## What you will do
From the first line through the line containing "int64_t tail_span, BitsBuffers", transcribe the records exactly and include no other lines.

## Input data
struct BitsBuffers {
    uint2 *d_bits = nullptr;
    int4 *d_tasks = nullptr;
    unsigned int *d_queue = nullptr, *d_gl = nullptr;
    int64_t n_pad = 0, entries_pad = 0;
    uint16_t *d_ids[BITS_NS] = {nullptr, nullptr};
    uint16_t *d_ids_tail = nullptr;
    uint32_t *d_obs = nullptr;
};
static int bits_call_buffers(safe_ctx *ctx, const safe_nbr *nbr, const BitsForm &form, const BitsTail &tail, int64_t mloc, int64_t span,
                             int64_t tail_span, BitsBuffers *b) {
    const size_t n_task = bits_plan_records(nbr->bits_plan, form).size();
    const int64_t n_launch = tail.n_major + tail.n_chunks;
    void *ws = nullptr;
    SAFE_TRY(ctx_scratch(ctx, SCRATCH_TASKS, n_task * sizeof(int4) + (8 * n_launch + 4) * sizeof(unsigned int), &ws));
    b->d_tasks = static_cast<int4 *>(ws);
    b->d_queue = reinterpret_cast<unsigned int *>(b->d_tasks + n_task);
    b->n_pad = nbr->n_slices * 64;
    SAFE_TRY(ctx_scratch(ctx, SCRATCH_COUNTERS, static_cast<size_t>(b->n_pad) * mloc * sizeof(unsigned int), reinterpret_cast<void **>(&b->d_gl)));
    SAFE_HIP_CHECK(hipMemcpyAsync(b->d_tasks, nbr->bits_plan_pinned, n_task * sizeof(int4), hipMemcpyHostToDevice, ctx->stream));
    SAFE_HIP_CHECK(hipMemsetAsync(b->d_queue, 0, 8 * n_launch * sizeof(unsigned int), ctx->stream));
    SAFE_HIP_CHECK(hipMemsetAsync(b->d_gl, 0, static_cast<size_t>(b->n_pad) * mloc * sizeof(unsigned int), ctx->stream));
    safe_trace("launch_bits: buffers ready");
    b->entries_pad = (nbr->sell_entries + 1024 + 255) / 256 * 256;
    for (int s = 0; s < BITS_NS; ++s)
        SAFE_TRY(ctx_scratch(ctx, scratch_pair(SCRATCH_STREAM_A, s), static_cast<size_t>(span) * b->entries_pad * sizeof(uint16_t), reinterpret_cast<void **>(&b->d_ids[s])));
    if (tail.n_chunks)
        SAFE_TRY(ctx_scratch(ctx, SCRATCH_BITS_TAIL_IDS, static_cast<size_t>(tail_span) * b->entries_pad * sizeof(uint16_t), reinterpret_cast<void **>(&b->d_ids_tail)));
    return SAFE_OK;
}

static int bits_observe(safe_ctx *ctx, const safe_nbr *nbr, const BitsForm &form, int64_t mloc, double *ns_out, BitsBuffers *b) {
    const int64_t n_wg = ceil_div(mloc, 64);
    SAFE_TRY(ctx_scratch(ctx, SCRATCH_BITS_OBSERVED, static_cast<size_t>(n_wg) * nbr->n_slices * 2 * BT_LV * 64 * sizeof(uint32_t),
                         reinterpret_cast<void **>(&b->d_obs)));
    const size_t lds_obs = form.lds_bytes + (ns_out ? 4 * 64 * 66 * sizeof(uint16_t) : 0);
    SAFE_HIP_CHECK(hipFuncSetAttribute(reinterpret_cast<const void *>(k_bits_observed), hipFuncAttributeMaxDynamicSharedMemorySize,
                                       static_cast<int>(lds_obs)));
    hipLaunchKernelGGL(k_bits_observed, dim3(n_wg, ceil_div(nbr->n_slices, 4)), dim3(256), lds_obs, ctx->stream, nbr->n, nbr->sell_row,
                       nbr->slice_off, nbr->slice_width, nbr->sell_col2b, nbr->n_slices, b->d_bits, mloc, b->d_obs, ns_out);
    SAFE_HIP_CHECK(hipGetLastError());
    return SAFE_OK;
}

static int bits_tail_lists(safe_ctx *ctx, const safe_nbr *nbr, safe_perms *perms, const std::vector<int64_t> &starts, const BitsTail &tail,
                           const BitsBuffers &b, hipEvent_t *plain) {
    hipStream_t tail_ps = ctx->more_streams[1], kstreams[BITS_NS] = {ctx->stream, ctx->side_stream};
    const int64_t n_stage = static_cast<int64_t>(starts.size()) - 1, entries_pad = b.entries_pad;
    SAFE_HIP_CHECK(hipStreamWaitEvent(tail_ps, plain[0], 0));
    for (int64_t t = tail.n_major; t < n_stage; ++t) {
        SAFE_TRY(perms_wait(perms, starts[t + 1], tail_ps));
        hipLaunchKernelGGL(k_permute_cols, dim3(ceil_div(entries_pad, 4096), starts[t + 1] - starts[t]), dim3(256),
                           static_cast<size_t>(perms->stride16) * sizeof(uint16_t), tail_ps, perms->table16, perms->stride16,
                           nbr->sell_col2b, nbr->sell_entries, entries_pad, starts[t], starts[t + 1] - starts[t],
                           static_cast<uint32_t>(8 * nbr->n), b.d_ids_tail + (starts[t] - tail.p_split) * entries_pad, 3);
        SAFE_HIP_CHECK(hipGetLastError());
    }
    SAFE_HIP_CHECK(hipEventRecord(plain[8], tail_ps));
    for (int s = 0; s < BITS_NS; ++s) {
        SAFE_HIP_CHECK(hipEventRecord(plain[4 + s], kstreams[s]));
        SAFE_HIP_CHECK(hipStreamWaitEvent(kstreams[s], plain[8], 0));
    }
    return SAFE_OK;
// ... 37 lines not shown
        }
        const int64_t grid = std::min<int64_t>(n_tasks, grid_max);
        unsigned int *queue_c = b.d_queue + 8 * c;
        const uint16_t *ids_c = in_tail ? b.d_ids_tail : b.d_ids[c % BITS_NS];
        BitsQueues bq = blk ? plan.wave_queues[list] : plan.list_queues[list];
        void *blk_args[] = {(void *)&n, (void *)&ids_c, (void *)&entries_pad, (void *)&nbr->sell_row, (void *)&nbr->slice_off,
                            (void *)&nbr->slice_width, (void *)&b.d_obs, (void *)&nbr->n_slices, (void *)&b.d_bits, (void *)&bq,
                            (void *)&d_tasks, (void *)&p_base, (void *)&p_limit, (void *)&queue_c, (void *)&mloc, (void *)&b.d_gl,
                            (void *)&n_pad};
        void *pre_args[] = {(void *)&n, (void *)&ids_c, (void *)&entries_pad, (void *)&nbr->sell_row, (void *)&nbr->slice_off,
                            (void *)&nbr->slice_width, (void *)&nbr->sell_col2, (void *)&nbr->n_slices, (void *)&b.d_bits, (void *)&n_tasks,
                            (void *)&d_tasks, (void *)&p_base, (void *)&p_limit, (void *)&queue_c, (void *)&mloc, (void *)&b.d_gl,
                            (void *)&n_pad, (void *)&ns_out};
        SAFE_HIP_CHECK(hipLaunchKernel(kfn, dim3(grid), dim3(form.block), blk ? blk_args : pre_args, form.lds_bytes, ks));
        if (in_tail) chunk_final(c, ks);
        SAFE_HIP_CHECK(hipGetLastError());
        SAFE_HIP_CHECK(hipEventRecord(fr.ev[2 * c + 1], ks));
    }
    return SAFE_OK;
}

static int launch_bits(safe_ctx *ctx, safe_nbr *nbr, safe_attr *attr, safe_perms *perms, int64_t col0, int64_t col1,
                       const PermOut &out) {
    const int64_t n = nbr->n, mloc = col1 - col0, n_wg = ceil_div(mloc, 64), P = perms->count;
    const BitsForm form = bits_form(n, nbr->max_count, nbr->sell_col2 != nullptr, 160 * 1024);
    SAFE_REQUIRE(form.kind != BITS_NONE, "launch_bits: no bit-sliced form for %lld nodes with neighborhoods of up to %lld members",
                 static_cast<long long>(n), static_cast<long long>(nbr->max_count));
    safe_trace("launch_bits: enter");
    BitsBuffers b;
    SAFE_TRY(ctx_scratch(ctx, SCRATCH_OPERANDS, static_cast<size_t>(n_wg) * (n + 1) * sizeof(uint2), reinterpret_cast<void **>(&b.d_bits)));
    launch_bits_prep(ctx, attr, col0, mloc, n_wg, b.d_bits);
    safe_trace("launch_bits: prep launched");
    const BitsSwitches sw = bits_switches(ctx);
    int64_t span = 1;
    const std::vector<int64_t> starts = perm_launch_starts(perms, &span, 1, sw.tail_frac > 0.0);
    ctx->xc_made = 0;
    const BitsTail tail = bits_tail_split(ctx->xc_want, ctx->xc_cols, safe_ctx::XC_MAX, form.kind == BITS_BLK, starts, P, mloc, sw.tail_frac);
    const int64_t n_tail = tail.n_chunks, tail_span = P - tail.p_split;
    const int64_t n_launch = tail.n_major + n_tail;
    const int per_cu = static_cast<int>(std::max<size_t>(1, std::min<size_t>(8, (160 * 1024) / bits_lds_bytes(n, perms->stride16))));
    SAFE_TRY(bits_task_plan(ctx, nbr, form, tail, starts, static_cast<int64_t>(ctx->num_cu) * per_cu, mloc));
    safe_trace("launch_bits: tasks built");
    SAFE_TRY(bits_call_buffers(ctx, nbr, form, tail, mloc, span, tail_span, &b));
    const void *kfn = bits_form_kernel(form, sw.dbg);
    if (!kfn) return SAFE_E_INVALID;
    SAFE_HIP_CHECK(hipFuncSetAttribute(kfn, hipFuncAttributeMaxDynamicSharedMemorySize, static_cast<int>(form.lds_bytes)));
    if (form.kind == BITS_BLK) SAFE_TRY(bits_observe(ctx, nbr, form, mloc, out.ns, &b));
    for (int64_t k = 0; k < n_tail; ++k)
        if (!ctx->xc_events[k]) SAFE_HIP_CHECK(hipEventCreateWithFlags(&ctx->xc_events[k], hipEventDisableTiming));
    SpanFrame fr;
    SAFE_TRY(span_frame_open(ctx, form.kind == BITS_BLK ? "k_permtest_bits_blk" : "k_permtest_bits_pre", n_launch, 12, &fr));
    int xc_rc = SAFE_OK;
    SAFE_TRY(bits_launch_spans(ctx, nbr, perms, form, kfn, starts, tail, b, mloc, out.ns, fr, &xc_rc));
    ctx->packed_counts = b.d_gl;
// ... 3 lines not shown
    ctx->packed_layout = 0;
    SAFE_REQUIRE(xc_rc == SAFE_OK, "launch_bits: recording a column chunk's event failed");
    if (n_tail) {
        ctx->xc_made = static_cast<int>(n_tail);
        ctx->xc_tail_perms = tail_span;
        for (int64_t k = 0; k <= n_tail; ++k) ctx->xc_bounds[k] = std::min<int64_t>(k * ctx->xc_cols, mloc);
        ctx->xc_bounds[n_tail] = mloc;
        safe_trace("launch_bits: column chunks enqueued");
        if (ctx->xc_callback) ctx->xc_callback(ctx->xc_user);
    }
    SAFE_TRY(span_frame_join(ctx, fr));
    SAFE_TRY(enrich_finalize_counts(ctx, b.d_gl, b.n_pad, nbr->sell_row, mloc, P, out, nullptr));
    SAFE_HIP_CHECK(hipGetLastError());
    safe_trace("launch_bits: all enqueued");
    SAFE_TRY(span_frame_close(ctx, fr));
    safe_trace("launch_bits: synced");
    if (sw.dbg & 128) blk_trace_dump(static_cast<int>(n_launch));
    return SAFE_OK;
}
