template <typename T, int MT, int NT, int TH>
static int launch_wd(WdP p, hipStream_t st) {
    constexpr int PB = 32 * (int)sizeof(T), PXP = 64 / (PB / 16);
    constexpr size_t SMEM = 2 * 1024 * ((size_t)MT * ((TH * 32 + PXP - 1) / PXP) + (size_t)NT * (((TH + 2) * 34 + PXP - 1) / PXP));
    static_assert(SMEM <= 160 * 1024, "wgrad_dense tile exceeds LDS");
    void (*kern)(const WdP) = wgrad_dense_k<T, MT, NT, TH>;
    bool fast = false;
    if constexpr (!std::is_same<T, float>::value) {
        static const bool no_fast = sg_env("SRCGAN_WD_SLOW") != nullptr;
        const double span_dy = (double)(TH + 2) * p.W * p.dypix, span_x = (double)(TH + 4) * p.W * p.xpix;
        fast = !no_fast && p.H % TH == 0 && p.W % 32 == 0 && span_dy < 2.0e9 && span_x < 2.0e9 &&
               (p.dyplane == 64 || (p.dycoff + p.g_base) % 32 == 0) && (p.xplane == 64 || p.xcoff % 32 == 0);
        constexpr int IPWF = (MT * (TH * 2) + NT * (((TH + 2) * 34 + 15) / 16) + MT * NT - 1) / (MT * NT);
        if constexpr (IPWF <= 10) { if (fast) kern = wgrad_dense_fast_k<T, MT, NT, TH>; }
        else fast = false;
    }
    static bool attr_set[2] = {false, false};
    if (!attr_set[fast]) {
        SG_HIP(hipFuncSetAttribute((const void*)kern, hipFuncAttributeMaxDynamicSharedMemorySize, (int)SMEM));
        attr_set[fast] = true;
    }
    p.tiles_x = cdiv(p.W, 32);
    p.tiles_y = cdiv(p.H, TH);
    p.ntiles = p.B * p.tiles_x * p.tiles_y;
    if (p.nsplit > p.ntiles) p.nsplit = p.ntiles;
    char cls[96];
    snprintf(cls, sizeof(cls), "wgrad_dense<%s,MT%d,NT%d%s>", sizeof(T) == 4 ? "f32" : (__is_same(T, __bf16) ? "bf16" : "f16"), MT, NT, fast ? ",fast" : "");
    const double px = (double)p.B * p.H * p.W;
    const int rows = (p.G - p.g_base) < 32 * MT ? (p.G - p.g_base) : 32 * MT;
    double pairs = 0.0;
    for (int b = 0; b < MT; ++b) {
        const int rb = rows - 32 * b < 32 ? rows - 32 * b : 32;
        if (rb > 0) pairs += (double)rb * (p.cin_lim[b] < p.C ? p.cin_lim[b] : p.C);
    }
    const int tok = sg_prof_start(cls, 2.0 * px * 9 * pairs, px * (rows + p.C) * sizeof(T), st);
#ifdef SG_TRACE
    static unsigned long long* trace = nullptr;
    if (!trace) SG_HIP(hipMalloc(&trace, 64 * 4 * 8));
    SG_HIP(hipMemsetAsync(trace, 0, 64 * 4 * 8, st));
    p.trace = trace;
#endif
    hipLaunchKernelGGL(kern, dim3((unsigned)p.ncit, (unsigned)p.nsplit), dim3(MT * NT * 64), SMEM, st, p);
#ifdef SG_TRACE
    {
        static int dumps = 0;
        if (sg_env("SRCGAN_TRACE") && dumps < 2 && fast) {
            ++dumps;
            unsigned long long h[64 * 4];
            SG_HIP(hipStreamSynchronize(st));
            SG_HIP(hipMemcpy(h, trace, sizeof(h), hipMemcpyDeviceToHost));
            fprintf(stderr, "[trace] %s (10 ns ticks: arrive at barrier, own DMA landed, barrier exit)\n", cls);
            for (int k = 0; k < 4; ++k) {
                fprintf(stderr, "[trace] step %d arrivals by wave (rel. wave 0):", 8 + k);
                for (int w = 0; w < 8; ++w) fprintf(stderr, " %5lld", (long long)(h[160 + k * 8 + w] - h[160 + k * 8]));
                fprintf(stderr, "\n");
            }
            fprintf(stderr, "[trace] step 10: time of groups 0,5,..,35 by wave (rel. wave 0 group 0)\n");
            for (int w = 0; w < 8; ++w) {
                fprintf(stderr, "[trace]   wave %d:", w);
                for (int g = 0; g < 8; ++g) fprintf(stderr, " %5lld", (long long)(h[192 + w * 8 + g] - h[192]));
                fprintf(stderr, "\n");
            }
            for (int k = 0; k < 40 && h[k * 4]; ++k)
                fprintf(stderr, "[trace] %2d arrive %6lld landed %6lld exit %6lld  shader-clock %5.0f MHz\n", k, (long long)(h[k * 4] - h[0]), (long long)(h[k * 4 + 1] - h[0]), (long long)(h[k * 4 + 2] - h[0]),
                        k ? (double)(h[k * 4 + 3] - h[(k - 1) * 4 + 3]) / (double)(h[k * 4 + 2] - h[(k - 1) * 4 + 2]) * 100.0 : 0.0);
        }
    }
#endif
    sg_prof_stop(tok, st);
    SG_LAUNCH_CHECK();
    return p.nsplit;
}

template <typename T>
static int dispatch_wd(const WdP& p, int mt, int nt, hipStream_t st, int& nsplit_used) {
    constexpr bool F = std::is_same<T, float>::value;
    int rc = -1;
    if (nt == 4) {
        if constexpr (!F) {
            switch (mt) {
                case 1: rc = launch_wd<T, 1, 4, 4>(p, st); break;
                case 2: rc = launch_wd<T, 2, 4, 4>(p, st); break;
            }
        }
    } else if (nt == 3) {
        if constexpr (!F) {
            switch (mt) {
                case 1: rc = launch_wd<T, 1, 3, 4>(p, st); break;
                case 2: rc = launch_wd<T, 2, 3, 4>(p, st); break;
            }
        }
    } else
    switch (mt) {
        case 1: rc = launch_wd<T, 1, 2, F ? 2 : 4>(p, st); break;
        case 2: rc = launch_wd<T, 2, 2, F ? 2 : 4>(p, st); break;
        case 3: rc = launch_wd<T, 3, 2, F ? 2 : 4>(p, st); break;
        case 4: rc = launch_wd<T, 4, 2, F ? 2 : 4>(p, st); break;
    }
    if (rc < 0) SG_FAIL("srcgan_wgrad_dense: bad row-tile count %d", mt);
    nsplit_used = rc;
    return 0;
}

## Solution below
struct BitsBuffers {
    uint2 *d_bits = nullptr;
    int4 *d_tasks = nullptr;
    unsigned int *d_queue = nullptr, *d_gl = nullptr;
    int64_t n_pad = 0, entries_pad = 0;
    uint16_t *d_ids[BITS_NS] = {nullptr, nullptr};
    uint16_t *d_ids_tail = nullptr;
    uint32_t *d_obs = nullptr;
};
static int bits_call_buffers(safe_ctx *ctx, const safe_nbr *nbr, const BitsForm &form, const BitsTail &tail, int64_t mloc, int64_t span,
                             int64_t tail_span, BitsBuffers *b) {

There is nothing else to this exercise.